Extract each line from the entries below that has the string "auto" in it.

═══ Data for review ═══

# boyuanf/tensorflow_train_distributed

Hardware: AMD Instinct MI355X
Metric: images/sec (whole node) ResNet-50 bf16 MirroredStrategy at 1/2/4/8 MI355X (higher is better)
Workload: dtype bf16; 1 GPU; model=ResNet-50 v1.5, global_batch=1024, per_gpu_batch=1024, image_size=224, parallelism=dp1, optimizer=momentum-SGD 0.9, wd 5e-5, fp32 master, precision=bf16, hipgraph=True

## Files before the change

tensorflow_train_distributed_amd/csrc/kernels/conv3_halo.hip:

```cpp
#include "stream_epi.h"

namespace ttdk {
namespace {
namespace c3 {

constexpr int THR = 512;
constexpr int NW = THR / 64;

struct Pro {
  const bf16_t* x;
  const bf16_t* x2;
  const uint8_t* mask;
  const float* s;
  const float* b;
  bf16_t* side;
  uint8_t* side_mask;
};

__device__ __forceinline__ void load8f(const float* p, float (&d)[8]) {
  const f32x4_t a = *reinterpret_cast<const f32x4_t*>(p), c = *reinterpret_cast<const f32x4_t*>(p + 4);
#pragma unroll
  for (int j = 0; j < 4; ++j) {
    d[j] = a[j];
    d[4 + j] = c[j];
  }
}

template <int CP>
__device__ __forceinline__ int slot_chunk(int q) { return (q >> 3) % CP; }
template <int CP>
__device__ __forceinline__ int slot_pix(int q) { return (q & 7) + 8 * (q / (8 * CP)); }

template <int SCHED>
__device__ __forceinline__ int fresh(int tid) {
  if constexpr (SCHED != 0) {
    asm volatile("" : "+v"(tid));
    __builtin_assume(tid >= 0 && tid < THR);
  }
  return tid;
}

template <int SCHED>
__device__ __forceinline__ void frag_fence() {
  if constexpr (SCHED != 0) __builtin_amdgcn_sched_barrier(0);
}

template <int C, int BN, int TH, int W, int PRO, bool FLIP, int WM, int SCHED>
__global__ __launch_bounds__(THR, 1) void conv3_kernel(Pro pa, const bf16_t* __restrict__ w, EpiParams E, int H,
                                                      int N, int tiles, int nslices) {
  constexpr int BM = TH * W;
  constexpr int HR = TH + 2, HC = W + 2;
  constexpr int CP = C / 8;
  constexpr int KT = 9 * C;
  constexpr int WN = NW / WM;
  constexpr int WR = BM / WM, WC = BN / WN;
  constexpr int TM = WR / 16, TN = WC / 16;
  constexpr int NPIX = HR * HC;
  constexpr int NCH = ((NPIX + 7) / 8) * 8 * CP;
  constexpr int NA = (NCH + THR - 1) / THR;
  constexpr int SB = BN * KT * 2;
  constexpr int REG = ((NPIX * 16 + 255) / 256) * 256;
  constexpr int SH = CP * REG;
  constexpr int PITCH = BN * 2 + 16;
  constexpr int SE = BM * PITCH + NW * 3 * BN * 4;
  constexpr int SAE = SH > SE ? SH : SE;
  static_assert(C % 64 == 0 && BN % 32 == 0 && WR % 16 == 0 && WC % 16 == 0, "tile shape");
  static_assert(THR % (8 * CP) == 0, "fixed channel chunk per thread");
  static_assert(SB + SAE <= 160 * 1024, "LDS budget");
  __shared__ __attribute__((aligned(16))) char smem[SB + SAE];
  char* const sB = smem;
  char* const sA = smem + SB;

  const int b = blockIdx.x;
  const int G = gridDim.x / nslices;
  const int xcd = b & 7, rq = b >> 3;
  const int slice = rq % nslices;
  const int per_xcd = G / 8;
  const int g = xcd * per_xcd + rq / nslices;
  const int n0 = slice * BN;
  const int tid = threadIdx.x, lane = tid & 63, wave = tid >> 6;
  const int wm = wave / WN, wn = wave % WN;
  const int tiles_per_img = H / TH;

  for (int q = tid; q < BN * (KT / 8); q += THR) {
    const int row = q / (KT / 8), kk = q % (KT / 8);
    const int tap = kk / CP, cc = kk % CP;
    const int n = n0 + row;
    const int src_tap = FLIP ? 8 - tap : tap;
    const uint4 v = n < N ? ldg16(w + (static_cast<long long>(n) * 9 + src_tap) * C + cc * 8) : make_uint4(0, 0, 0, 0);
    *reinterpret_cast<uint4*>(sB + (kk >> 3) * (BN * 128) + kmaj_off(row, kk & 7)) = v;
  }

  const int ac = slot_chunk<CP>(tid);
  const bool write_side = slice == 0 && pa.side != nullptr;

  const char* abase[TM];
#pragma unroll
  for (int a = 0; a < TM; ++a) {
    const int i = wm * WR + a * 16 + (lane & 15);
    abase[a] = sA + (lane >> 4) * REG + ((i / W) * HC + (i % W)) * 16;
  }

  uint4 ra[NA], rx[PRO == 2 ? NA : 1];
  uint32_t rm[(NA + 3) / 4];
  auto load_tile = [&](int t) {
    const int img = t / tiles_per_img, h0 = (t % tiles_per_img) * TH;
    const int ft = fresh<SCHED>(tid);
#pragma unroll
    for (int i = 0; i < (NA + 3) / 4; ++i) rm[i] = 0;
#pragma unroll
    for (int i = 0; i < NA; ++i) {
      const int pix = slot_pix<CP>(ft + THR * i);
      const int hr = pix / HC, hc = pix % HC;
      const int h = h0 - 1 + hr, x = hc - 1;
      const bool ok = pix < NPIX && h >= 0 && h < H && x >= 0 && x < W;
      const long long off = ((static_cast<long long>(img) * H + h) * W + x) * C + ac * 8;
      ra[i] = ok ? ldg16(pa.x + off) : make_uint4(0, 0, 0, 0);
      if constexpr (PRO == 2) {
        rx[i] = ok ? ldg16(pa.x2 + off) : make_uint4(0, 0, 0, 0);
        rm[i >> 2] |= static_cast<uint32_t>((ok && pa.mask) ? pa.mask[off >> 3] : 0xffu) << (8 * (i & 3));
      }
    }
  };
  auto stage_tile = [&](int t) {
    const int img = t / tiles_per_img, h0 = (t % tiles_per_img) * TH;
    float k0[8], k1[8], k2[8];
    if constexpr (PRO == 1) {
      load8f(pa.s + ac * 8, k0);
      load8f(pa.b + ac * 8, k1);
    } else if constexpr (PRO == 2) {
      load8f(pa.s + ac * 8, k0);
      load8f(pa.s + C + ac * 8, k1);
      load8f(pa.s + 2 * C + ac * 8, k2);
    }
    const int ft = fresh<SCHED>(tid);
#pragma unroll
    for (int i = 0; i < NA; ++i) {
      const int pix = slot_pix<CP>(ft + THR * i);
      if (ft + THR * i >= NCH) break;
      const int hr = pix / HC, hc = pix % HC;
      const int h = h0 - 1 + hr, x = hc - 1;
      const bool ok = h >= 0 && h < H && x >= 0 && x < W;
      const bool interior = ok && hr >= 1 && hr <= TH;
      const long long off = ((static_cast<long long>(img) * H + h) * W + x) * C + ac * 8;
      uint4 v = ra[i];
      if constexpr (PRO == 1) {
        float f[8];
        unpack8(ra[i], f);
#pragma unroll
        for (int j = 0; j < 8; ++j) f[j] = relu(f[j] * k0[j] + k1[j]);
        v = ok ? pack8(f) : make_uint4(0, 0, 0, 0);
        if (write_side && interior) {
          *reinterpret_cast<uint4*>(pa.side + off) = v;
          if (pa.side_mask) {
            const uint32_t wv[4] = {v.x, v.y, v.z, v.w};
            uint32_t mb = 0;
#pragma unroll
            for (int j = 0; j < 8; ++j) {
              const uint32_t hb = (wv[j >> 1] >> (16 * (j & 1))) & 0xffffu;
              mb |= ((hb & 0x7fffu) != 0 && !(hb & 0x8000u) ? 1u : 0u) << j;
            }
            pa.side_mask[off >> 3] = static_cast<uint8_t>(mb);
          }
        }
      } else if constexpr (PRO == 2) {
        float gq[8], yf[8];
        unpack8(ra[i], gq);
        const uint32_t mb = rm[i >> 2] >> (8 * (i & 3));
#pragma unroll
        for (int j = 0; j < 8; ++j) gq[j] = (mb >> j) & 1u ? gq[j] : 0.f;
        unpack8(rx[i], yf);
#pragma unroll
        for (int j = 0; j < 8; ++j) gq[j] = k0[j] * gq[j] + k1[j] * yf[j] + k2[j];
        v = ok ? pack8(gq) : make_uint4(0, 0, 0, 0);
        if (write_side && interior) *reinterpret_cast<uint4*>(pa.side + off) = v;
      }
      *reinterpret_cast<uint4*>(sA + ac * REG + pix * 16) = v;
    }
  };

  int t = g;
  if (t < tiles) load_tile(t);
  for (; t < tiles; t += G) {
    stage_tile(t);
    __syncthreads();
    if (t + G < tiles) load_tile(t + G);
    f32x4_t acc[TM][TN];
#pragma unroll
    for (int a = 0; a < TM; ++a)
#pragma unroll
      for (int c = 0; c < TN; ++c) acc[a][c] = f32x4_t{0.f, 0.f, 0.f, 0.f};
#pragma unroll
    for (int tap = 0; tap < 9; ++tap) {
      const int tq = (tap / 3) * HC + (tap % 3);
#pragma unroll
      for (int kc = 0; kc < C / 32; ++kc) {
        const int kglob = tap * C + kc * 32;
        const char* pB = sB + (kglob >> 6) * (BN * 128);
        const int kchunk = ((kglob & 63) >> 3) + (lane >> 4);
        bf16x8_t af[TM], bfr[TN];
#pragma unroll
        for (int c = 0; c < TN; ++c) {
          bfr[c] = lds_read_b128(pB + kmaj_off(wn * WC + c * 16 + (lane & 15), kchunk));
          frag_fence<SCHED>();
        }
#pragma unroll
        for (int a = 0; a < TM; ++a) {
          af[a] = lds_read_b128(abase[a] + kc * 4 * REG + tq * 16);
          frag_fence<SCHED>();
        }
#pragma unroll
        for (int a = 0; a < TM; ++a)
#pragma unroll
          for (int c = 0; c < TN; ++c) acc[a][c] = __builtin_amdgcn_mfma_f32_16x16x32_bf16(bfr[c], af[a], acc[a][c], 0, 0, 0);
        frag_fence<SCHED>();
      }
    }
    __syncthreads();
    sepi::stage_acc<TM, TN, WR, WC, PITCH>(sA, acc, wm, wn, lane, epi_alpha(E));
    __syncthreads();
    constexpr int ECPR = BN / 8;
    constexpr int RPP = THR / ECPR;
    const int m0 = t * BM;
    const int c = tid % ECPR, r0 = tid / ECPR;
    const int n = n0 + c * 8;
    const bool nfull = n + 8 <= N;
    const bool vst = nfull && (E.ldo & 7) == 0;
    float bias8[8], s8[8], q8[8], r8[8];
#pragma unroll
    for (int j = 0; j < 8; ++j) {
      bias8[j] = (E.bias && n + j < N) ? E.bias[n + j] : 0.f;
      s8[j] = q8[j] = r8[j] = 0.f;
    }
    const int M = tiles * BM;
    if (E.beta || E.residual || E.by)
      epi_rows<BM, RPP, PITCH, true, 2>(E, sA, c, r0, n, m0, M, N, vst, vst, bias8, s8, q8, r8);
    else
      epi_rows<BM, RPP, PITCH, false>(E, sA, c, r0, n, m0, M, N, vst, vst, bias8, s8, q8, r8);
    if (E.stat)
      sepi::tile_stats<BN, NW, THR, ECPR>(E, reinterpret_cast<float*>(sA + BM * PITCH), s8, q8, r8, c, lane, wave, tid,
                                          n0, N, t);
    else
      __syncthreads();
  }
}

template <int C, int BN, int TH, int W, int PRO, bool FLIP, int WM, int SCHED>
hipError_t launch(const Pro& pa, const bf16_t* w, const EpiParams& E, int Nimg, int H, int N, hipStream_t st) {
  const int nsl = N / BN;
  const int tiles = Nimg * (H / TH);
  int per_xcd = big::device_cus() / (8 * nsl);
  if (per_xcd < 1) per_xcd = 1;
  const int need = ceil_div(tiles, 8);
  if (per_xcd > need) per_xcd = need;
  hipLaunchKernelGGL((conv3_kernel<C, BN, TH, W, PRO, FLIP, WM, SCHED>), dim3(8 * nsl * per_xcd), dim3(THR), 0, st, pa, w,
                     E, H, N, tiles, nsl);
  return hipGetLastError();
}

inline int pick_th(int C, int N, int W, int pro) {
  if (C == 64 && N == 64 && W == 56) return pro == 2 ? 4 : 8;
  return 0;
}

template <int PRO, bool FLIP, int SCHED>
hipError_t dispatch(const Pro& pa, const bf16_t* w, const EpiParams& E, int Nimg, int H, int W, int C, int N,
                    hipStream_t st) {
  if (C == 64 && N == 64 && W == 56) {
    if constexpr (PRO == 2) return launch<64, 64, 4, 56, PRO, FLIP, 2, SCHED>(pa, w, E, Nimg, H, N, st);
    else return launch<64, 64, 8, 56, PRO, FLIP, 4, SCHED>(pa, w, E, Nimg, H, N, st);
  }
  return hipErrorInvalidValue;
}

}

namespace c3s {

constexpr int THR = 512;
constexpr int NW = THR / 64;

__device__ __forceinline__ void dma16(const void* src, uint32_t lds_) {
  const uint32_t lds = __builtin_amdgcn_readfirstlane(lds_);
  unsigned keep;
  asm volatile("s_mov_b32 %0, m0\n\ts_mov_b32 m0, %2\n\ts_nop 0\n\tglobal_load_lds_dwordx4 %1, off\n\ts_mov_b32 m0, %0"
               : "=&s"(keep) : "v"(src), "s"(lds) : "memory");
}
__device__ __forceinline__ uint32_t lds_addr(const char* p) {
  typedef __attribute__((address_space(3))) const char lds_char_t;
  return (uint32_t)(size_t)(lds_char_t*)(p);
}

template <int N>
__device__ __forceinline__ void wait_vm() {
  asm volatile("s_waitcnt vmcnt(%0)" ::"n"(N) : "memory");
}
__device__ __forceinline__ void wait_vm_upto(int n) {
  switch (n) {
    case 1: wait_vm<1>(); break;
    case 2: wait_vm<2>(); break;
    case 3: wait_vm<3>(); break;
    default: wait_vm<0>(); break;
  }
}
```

═══

▶ [Your response]:
  auto load_tile = [&](int t) {
  auto stage_tile = [&](int t) {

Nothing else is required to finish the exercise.